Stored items
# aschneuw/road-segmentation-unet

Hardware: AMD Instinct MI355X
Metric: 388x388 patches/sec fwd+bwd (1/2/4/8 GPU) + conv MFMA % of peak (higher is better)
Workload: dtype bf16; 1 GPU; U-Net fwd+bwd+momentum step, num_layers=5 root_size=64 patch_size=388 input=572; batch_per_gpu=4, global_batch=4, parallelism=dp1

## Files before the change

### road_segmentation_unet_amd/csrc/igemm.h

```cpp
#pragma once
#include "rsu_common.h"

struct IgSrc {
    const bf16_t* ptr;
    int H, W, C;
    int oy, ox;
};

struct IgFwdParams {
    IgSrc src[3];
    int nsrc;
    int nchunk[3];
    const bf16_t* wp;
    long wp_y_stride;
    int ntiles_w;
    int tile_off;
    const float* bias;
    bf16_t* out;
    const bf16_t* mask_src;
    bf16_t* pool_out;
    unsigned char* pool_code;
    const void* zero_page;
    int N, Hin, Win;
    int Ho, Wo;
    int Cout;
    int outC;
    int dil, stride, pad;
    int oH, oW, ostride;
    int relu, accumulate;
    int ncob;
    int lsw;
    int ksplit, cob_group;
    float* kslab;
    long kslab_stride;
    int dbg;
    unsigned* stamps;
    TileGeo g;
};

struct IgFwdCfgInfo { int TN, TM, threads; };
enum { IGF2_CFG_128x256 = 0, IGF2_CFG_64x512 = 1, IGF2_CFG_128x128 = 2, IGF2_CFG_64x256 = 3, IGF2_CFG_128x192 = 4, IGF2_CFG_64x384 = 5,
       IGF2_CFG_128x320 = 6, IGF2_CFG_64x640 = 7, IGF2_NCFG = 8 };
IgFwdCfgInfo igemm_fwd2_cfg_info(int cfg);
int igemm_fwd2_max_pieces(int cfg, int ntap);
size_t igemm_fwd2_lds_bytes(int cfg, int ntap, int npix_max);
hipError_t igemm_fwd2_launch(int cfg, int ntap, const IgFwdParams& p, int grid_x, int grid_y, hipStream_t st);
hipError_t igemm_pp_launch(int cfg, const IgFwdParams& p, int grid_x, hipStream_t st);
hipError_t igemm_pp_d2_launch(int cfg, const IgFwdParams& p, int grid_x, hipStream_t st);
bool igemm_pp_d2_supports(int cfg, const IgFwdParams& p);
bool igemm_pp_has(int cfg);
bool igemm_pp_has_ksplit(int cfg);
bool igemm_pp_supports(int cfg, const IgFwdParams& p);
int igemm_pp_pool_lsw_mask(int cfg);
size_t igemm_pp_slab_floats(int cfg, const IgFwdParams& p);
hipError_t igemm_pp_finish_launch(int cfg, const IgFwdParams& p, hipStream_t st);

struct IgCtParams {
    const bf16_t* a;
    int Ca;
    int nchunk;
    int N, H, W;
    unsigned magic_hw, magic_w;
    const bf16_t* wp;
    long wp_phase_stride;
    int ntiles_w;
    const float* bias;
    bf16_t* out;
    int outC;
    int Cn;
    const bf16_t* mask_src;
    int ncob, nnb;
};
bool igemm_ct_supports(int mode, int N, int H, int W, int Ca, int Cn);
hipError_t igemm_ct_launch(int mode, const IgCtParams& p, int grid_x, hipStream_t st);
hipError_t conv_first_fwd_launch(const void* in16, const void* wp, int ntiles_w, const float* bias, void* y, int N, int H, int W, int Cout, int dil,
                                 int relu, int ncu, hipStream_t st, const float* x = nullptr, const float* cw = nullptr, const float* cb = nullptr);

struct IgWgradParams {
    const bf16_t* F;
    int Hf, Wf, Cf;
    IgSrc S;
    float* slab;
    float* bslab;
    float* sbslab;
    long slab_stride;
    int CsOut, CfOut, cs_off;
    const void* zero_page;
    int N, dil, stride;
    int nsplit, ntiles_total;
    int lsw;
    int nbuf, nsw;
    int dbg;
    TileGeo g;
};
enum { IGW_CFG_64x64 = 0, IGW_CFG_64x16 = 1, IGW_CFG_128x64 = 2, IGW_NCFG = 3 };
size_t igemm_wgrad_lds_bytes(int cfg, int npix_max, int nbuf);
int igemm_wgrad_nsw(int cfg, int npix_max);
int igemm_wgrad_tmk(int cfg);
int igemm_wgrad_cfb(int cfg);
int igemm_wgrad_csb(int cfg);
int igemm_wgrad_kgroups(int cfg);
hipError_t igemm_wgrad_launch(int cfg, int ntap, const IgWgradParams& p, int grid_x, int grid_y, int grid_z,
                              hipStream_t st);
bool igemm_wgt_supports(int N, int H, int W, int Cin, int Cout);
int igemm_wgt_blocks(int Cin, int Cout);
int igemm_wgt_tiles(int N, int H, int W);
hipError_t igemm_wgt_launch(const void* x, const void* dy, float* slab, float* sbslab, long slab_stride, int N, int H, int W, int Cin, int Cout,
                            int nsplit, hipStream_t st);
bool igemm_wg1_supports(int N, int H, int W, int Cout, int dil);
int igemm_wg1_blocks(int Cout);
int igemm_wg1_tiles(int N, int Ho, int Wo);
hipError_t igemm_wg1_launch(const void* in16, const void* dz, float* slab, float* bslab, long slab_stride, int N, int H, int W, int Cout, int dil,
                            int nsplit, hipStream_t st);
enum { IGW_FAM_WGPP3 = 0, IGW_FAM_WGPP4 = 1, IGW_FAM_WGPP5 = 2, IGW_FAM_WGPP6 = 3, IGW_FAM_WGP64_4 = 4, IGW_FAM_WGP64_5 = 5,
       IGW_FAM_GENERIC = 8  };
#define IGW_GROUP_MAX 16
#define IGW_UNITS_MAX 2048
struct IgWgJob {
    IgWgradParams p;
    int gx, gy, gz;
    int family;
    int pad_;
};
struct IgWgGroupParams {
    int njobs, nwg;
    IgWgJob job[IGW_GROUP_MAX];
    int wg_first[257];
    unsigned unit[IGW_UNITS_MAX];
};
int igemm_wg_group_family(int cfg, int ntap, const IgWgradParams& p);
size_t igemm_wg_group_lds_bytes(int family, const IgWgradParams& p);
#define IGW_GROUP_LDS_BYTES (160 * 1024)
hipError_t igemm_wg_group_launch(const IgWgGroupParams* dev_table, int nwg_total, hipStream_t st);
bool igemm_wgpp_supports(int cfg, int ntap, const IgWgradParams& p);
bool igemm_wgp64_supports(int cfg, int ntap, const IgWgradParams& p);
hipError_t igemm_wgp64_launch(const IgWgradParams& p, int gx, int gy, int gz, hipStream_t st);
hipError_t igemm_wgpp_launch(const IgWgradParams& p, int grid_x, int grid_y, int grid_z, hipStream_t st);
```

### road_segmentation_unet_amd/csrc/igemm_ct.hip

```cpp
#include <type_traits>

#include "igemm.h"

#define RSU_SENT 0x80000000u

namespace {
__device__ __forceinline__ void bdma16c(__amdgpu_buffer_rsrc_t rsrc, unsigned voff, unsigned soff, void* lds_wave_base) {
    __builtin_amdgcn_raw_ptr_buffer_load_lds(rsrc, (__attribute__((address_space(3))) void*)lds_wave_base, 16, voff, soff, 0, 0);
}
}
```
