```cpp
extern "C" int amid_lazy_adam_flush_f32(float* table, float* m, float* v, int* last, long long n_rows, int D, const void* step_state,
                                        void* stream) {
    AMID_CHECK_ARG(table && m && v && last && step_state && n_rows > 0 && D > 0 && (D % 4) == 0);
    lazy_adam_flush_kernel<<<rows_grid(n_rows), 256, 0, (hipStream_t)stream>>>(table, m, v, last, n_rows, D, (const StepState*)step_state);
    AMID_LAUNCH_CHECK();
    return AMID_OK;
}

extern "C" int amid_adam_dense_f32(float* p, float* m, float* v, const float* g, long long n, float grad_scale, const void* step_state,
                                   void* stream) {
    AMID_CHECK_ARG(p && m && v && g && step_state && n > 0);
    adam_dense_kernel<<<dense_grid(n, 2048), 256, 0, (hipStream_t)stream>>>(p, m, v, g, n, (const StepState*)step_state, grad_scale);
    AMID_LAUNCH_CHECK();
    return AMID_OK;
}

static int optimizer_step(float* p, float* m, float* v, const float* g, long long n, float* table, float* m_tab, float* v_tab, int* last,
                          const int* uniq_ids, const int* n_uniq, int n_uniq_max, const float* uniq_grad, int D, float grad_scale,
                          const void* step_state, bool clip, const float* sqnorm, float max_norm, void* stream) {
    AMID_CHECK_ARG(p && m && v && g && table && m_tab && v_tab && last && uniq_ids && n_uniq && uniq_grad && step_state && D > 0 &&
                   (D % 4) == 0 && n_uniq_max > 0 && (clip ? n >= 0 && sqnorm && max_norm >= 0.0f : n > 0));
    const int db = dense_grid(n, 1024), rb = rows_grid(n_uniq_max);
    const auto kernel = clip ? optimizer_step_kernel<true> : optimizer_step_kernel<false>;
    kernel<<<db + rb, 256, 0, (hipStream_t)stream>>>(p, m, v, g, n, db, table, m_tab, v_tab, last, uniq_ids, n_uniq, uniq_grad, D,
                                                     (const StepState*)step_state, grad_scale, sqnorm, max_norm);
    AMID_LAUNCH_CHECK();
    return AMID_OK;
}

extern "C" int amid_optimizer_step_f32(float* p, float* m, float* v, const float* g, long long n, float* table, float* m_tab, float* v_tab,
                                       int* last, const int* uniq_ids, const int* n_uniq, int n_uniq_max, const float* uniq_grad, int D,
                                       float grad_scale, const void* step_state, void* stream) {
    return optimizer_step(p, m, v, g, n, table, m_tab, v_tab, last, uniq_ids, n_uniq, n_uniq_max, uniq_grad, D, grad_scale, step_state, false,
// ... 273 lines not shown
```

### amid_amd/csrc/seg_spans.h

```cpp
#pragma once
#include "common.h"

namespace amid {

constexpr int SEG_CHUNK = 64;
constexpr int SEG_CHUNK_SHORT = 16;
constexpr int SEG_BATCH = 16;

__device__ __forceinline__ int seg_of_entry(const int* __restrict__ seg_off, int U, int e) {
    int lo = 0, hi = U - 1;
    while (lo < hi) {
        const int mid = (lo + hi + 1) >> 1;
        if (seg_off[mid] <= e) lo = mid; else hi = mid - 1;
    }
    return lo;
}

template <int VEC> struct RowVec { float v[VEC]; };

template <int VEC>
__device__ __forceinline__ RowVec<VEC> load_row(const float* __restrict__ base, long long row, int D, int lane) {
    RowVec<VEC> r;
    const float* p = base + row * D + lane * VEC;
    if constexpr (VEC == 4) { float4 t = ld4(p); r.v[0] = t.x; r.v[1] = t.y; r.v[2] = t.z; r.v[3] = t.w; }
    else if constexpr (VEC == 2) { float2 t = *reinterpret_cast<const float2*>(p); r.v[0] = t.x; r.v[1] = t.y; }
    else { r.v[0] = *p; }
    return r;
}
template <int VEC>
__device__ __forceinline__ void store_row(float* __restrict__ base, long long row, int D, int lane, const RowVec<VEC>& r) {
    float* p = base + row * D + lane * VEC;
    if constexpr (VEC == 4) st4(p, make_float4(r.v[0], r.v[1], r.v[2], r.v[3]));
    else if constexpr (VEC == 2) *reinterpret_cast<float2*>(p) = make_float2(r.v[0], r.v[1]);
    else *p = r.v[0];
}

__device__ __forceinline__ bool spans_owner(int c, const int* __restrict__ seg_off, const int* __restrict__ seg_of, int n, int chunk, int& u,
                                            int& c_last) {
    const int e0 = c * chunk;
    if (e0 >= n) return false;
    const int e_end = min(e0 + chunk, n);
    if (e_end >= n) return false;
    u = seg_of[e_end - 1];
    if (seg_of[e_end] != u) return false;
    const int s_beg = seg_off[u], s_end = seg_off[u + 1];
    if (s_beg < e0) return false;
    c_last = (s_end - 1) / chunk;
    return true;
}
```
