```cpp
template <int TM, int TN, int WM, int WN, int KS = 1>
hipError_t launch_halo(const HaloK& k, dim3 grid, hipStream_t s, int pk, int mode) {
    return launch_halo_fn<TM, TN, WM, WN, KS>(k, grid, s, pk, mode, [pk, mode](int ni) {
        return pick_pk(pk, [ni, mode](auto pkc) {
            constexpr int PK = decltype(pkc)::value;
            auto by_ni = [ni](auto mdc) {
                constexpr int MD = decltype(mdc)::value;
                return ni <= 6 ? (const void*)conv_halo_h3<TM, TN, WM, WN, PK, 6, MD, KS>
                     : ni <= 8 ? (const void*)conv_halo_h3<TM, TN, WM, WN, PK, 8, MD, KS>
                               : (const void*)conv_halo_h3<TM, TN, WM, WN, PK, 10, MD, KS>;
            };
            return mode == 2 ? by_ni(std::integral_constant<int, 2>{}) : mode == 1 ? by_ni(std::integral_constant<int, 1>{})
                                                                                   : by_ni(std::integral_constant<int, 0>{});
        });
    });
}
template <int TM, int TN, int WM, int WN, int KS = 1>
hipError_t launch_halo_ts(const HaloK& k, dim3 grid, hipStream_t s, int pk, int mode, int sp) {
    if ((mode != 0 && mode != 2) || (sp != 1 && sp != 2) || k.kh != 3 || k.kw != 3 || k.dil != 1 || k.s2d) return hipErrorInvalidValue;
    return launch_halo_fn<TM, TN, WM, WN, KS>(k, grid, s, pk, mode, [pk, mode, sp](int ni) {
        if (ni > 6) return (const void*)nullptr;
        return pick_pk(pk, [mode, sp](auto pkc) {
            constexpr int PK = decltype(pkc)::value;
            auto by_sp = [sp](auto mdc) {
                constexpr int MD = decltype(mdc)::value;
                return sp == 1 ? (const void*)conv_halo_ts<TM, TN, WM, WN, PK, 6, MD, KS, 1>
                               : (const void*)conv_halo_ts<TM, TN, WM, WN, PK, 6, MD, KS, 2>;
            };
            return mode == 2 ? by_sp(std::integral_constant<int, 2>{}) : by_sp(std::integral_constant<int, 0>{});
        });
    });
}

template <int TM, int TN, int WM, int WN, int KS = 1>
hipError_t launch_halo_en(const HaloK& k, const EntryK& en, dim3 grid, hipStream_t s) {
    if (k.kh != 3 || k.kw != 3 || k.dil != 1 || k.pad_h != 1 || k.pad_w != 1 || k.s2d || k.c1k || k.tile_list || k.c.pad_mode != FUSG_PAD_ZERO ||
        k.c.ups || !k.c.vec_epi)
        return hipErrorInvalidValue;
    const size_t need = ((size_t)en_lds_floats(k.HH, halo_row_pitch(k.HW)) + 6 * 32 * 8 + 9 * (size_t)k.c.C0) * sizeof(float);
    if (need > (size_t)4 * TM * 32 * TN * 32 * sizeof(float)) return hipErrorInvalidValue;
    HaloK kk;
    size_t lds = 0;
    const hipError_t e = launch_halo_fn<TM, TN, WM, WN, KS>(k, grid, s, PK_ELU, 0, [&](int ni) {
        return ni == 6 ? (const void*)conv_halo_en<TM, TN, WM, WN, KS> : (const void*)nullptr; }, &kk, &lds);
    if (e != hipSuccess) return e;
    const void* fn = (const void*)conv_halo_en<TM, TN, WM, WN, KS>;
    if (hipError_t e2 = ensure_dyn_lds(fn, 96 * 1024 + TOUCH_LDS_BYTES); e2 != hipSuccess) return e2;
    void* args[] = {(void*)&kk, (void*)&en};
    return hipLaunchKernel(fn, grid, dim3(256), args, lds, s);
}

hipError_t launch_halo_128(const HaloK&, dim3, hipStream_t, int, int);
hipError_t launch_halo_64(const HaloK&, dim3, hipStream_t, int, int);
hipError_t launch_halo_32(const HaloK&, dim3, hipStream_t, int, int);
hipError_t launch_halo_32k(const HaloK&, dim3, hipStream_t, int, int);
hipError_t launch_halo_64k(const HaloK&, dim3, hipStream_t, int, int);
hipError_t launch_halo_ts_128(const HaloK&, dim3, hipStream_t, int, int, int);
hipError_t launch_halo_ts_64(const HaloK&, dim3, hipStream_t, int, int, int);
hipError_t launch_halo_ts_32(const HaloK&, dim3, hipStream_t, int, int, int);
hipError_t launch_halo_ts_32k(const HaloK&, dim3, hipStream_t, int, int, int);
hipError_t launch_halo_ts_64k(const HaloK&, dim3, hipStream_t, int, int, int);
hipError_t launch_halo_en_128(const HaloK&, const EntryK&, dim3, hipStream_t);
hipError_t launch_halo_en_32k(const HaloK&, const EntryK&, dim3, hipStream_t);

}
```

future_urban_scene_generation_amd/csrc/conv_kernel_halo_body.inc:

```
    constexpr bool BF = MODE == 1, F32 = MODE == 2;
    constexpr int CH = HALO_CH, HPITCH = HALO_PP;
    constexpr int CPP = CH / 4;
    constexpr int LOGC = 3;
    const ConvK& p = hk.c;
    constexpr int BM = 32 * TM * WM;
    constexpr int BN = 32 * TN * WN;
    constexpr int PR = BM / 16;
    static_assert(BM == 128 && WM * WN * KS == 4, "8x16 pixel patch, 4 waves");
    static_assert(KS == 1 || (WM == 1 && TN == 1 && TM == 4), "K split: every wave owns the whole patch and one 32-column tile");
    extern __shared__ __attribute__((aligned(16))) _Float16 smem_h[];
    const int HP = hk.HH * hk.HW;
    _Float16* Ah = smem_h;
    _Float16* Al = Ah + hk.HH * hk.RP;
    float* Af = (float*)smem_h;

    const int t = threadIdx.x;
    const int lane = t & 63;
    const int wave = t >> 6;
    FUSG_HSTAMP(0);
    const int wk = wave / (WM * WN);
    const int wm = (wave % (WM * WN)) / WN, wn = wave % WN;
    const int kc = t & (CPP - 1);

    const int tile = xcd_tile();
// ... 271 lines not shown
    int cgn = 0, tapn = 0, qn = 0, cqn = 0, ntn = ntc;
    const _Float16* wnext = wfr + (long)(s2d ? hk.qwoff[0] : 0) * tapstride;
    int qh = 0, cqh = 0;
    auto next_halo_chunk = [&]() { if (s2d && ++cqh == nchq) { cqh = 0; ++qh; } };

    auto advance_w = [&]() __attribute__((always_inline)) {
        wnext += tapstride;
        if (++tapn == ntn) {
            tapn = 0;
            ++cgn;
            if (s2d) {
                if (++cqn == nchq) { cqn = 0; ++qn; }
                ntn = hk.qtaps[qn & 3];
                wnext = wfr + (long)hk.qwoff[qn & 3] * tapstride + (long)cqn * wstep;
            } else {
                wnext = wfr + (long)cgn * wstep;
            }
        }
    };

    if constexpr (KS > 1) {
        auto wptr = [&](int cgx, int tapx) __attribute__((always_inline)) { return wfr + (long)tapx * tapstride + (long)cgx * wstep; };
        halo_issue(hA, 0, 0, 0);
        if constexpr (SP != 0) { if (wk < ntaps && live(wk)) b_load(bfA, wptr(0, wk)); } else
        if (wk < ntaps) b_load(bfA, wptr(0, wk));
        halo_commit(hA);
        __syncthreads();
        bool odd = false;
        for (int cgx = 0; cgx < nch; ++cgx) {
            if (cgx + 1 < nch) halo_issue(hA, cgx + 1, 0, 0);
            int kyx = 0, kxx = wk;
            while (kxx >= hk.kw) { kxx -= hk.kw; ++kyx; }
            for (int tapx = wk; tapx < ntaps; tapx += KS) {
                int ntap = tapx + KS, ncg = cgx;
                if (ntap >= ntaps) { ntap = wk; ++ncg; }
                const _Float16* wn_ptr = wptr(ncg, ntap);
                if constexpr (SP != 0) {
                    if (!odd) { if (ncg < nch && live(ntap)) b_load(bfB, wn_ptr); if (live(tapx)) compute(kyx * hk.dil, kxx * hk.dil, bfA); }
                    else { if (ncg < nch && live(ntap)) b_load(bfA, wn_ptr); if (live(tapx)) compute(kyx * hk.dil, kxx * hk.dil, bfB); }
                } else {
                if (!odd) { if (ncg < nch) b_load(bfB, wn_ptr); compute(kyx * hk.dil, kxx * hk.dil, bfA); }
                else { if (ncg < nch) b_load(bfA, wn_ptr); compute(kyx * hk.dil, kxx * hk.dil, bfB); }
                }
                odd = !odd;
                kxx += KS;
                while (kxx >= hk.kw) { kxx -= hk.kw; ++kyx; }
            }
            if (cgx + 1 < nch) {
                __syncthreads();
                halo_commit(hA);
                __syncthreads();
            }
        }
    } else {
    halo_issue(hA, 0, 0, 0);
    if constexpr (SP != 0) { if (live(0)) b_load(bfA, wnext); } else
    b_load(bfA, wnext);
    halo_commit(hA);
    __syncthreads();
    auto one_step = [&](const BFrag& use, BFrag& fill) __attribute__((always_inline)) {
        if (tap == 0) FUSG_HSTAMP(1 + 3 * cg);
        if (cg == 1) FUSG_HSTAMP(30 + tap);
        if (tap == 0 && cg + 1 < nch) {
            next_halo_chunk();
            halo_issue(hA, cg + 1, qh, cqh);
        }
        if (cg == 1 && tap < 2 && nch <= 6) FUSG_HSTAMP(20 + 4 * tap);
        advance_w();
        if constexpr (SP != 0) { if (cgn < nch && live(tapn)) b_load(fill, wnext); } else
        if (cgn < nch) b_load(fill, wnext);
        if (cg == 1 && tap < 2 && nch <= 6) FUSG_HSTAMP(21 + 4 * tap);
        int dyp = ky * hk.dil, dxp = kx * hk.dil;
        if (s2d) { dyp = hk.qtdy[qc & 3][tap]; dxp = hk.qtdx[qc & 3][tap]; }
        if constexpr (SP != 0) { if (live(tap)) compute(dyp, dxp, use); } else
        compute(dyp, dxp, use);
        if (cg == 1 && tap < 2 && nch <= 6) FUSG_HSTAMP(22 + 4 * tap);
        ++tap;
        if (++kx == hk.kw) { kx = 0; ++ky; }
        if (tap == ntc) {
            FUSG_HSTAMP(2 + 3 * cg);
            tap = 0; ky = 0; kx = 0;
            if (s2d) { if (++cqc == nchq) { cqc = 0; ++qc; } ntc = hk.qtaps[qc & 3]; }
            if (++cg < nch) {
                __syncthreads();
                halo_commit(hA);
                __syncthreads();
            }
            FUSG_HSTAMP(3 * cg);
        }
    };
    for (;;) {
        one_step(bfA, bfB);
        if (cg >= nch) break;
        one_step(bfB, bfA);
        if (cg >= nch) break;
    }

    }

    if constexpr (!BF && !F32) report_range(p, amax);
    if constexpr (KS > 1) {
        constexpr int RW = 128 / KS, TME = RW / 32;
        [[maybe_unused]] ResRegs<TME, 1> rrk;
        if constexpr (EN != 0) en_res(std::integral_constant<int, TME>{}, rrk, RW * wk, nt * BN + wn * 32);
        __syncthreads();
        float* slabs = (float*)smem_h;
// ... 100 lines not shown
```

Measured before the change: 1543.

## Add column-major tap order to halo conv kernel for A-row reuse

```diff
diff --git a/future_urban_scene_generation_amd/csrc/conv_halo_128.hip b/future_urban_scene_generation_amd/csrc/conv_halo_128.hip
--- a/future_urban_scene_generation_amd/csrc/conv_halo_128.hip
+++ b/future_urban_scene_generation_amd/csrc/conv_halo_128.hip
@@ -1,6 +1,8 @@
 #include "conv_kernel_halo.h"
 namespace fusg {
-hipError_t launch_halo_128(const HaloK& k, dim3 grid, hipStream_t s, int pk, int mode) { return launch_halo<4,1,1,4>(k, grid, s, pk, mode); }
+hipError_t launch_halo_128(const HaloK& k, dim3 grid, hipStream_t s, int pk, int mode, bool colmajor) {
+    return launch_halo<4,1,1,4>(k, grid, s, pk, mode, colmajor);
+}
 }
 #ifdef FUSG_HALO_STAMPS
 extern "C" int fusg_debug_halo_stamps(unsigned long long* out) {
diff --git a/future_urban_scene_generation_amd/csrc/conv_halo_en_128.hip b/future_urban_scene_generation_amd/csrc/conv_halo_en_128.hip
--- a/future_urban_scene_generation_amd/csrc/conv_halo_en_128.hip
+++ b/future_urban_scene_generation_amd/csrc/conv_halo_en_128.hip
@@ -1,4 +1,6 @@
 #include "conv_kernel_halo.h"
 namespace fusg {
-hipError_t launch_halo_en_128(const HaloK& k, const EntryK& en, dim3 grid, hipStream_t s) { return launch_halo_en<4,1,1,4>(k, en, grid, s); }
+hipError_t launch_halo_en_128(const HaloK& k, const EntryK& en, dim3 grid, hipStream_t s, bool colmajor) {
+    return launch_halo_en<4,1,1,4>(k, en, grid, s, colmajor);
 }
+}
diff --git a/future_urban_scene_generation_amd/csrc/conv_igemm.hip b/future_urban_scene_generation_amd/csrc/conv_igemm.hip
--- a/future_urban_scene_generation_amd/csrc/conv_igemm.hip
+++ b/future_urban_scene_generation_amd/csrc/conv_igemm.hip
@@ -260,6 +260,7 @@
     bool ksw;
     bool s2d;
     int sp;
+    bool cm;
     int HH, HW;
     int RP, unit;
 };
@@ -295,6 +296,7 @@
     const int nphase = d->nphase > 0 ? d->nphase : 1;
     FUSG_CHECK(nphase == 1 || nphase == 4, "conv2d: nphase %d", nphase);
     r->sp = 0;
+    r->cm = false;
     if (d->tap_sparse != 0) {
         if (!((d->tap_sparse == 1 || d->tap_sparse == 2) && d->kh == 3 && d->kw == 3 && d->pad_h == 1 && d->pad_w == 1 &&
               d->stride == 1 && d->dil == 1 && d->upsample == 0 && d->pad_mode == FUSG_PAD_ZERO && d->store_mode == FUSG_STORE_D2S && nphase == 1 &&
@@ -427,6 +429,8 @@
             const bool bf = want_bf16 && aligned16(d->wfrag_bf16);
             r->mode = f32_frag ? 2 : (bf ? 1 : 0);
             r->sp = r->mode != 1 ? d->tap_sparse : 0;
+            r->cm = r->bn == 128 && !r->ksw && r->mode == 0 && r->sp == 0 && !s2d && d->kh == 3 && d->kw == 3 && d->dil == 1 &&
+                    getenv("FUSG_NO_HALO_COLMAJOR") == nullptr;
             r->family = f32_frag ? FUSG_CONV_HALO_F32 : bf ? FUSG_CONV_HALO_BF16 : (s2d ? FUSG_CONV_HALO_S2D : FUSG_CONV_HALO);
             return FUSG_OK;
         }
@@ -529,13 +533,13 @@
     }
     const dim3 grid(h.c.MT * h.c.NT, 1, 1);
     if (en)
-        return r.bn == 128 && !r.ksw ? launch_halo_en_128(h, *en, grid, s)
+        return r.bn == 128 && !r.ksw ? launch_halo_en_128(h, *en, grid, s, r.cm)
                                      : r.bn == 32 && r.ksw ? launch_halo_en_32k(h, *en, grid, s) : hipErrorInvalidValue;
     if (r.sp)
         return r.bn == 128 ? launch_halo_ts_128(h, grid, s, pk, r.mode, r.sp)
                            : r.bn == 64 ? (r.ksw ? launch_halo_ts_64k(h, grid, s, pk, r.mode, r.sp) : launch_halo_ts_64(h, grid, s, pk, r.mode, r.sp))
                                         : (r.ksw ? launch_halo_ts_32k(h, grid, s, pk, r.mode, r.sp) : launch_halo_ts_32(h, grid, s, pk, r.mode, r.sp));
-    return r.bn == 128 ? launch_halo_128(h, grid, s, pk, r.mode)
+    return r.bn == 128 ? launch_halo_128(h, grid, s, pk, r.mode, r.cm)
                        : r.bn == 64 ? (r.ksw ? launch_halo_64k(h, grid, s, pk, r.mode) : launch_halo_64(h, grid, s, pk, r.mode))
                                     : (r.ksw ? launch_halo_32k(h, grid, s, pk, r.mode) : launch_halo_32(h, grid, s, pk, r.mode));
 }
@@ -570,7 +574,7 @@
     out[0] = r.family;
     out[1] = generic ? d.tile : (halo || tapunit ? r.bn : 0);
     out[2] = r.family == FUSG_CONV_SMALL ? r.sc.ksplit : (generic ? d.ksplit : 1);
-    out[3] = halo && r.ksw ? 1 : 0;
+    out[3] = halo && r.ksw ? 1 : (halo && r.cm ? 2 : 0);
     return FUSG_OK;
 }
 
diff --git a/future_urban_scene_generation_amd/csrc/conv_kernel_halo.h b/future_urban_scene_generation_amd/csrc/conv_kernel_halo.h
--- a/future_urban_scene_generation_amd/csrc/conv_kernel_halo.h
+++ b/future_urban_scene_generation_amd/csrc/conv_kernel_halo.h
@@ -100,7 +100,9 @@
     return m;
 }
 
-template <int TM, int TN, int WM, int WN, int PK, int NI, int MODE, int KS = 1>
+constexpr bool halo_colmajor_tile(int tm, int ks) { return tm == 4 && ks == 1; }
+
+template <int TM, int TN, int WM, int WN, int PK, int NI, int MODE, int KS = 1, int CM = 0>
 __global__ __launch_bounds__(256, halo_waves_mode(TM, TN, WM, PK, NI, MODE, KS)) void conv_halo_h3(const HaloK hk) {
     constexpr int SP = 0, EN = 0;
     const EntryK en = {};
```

• Problem statement: Copy out each line of the records above that includes "define".

• Exercise output:
#define IGW_GROUP_MAX 16
#define IGW_UNITS_MAX 2048
#define IGW_GROUP_LDS_BYTES (160 * 1024)
#define RSU_SENT 0x80000000u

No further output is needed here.